YOUR GOAL -> For the data below, tally how many lines contain "else" and answer only with that tally.

═══ EXTRACTED MATERIAL ═══

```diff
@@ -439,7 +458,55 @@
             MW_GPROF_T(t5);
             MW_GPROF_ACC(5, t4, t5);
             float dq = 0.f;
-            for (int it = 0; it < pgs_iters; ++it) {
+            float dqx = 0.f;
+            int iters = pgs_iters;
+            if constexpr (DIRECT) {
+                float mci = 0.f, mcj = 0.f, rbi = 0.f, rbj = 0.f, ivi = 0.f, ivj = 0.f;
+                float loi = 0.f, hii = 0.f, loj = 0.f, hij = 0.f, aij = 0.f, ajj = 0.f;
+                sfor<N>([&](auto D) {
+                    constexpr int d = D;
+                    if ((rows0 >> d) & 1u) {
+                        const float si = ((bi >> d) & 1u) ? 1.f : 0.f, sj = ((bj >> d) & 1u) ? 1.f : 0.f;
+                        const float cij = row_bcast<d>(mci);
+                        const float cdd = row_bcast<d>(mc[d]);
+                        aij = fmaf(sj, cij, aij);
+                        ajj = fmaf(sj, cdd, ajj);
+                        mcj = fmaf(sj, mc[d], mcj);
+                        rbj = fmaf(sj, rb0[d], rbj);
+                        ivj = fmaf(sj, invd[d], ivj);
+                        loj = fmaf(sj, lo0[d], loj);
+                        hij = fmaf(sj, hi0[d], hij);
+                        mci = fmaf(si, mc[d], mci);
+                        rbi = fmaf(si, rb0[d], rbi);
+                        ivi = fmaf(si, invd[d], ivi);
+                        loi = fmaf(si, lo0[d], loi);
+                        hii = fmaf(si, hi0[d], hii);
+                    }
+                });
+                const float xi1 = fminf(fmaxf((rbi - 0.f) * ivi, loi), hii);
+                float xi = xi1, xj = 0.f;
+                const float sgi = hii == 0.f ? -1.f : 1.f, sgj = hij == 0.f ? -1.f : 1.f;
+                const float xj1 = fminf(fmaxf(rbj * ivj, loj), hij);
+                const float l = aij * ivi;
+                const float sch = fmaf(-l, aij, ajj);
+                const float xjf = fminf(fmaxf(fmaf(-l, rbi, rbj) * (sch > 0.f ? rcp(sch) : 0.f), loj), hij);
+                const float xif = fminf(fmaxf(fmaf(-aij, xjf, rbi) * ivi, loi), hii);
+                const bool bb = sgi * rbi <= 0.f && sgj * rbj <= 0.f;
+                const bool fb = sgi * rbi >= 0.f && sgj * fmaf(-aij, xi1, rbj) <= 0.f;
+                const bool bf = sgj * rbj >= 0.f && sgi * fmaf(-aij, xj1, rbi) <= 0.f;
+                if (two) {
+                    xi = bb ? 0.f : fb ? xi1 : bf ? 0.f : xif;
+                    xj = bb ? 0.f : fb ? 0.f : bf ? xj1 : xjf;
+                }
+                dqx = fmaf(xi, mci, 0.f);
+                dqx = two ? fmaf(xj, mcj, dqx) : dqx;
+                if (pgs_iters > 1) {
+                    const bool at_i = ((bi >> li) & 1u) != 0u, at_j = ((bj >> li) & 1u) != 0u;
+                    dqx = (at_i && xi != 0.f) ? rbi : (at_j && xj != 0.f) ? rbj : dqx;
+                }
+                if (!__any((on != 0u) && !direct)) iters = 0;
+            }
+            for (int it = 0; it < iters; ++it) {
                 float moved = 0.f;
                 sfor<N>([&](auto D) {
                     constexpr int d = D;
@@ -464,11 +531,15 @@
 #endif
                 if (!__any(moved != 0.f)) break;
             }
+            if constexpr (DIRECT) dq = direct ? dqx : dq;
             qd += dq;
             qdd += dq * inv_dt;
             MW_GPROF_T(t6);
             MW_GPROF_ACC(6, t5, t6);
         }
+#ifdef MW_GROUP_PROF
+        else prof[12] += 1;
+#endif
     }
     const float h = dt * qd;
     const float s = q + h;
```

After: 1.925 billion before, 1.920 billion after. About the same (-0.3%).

═══
═══ EXTRACTED MATERIAL ═══

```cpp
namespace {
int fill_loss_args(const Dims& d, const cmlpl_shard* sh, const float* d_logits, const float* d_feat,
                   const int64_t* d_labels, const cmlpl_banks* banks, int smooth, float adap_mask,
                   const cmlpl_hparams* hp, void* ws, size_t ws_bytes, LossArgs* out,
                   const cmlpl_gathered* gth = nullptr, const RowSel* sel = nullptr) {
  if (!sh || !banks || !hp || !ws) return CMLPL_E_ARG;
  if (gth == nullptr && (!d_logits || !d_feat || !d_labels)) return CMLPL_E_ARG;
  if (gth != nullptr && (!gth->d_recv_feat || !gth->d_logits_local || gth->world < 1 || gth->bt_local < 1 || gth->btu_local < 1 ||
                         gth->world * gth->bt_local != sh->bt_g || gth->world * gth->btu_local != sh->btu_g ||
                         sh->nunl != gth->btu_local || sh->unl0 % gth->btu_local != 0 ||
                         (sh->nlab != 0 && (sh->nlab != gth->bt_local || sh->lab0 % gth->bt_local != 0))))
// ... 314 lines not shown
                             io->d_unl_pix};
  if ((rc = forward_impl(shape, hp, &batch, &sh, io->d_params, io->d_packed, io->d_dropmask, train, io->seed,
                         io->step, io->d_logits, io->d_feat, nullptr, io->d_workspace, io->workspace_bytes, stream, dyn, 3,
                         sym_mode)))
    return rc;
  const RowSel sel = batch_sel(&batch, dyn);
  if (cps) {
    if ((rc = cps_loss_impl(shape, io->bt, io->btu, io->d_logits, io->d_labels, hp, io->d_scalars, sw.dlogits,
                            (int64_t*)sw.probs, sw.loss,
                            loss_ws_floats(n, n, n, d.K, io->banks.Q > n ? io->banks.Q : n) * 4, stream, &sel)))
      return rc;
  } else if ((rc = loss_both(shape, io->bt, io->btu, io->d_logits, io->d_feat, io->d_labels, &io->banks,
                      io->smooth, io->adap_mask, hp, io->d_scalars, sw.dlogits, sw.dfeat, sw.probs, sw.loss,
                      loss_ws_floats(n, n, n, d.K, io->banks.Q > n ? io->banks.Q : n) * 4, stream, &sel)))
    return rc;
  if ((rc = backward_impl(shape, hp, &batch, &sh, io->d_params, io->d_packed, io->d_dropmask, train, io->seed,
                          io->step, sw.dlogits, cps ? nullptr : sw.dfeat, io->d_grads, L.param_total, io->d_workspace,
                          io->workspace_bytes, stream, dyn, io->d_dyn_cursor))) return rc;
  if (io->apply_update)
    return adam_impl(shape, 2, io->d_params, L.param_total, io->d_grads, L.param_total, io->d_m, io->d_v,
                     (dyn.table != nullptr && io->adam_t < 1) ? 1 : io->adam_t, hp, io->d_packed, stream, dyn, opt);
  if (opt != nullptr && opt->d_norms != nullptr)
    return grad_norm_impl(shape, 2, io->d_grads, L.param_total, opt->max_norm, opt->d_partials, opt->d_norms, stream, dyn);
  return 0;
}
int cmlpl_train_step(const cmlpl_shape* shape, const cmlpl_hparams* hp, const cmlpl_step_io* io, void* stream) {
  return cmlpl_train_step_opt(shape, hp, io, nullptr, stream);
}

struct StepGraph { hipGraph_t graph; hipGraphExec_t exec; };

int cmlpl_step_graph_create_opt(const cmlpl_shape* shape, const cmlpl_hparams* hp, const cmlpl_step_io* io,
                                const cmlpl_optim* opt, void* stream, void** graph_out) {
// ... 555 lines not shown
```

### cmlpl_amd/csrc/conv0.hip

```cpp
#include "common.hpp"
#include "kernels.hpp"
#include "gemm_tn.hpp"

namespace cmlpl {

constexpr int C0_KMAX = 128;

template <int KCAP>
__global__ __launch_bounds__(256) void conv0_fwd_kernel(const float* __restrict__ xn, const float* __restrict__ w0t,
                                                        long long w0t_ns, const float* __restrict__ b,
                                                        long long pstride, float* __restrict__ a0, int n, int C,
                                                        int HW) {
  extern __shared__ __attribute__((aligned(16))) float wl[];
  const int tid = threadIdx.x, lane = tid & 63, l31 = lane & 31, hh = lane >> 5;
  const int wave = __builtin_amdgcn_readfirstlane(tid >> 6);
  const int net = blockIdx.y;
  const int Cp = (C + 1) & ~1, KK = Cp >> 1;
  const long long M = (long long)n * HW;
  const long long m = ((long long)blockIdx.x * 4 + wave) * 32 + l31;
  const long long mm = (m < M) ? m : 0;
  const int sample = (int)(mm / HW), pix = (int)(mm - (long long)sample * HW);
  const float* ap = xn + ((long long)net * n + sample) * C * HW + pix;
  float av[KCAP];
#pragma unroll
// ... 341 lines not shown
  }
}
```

═══
═══ EXTRACTED MATERIAL ═══

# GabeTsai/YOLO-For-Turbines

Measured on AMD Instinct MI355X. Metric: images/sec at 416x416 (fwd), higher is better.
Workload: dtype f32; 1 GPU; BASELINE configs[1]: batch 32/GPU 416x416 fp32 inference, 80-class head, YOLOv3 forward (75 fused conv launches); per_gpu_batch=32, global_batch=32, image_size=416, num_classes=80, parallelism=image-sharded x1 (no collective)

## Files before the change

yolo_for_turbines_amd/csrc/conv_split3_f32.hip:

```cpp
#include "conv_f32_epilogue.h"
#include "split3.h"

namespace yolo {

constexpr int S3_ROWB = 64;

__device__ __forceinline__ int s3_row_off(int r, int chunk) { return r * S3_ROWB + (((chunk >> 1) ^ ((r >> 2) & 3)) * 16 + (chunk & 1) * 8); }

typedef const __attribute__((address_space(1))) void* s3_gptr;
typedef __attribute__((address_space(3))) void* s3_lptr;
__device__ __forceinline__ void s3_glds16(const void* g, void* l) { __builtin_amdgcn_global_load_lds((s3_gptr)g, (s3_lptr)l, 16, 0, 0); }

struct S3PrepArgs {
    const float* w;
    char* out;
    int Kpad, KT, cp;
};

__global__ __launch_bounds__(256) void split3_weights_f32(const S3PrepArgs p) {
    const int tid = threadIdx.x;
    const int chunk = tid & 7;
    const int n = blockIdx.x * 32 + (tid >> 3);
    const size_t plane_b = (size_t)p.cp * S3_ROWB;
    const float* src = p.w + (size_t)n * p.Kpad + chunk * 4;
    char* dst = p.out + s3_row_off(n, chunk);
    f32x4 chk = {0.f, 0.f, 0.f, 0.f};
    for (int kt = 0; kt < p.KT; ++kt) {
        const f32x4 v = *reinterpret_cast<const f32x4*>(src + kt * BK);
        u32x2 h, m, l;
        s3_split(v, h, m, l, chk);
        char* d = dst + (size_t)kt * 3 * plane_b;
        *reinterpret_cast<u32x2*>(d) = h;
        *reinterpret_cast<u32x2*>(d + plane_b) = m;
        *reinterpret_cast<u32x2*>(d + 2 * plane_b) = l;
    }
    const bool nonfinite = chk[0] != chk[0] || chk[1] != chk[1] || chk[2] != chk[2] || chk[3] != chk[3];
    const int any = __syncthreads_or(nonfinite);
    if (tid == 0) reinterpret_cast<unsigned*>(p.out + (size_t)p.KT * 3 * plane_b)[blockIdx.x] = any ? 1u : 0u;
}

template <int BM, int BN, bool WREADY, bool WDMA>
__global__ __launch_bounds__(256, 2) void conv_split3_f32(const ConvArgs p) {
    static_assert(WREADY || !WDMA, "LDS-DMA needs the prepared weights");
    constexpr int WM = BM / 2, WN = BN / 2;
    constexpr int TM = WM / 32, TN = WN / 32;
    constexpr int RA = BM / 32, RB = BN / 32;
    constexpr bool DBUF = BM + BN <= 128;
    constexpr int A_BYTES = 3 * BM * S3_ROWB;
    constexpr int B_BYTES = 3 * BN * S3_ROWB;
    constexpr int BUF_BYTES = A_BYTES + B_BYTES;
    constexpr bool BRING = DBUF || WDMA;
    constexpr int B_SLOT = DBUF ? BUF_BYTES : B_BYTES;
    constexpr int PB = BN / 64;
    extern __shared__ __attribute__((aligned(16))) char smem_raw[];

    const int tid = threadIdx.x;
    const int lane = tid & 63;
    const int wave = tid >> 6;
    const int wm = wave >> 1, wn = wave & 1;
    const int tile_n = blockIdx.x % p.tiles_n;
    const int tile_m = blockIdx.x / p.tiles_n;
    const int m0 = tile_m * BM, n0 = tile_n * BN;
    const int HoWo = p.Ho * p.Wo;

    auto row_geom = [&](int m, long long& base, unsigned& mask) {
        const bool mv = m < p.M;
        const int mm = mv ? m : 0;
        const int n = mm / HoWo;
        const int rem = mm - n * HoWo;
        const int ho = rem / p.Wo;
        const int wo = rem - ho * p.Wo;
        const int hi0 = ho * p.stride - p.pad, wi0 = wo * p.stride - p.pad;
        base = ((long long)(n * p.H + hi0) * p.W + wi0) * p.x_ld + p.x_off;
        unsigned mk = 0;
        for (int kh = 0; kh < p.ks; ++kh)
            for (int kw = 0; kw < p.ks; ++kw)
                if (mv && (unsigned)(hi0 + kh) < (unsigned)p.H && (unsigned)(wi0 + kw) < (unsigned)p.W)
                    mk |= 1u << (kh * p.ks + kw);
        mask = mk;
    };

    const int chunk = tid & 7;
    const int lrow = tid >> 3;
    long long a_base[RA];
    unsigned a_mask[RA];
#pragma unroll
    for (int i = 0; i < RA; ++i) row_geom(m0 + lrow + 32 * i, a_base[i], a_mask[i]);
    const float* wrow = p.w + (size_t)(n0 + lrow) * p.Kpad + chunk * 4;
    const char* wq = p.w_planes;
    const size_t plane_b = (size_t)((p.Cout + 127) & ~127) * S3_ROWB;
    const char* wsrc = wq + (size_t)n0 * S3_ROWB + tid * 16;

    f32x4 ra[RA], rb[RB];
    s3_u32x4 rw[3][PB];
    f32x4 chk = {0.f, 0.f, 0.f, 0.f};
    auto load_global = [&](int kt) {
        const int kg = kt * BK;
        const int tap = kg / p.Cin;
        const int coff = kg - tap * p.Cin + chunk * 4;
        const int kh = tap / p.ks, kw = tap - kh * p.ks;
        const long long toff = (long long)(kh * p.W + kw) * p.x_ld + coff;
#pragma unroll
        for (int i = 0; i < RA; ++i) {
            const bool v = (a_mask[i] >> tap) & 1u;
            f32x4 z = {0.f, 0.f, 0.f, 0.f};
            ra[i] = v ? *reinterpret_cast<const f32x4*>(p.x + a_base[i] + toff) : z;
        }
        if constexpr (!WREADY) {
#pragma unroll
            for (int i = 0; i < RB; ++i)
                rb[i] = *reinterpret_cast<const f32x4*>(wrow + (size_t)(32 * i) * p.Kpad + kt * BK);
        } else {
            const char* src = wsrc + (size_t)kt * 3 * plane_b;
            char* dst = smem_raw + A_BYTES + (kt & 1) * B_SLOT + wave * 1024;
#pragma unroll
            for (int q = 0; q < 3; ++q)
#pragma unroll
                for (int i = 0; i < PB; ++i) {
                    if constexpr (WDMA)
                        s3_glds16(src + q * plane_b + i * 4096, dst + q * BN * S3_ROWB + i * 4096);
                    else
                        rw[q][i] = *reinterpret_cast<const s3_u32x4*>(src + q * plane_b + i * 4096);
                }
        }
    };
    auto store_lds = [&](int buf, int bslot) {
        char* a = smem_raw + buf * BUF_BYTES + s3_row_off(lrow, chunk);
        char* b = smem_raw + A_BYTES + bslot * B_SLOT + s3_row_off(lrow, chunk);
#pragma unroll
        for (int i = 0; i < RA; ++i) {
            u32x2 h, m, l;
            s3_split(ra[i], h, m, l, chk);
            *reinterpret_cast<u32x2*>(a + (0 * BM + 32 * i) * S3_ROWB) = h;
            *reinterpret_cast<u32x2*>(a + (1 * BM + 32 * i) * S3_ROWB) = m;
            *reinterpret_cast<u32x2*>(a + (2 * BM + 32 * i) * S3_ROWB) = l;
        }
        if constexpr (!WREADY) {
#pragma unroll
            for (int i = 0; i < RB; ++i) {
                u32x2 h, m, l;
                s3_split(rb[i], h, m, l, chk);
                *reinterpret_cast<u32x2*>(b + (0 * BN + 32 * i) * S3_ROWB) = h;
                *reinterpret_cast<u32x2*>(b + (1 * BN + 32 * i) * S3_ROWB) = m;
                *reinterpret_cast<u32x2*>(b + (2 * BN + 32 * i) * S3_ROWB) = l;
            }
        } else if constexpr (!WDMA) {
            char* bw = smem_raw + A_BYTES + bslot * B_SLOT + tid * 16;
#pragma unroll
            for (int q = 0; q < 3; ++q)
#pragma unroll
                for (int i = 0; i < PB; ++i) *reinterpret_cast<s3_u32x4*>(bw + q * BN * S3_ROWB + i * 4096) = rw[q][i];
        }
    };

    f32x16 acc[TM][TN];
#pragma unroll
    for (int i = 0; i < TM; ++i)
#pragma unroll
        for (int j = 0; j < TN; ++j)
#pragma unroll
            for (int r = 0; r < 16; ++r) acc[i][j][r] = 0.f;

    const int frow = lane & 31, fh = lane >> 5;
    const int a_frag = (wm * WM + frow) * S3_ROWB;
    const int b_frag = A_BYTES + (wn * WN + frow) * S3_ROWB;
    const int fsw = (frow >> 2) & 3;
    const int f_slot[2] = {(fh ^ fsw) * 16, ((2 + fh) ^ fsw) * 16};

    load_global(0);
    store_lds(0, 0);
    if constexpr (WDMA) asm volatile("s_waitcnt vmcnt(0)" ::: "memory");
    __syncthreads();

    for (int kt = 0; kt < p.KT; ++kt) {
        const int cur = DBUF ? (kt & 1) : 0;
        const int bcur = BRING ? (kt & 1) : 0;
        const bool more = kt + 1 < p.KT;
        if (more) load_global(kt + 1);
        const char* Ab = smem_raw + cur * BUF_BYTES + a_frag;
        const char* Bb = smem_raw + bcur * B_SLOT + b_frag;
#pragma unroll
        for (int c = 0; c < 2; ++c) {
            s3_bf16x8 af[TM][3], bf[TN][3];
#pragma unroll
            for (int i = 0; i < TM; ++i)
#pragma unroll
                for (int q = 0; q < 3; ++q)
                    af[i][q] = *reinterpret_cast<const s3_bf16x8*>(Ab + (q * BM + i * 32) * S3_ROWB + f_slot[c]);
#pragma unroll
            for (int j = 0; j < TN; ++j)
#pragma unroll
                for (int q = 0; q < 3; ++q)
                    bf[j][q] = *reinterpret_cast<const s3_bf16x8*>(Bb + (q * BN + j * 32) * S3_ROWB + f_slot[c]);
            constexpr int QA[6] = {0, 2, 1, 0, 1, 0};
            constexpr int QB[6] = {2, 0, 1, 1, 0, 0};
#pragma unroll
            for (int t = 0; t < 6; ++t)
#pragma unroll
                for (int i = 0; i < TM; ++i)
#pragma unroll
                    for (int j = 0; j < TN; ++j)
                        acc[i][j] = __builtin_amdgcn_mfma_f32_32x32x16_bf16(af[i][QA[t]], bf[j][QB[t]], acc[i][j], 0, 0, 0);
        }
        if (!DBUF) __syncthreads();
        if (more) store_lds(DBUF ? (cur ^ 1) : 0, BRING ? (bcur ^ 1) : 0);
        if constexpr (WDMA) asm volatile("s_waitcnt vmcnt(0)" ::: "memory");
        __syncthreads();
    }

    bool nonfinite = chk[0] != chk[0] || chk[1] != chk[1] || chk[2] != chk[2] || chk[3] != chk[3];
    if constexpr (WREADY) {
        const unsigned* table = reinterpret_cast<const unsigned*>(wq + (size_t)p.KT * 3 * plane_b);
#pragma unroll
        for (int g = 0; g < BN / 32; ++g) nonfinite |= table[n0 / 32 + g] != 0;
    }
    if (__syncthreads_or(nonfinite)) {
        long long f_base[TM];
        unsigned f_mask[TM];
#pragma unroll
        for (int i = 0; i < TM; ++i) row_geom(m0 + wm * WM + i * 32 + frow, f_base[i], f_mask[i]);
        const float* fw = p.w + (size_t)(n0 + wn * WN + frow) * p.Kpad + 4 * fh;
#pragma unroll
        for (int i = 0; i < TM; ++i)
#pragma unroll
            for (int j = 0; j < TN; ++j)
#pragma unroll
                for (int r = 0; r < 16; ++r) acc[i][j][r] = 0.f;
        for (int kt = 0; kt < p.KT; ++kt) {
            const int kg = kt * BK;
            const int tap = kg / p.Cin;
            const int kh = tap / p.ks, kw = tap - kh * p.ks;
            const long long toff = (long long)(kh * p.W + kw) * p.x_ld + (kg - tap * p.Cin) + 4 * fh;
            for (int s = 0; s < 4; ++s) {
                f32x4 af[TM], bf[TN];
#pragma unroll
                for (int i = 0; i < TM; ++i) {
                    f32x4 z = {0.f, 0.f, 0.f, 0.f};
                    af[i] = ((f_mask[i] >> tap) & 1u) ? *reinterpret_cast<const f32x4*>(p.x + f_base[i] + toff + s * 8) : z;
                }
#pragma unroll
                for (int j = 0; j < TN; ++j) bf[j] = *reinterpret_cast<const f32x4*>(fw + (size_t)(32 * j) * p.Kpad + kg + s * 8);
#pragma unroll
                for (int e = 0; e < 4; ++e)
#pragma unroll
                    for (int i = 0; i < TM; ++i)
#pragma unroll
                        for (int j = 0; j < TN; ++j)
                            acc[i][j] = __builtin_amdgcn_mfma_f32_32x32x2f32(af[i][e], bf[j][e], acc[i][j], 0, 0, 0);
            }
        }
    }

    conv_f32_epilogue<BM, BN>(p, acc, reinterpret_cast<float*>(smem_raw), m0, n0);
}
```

═══

RESULT -> 5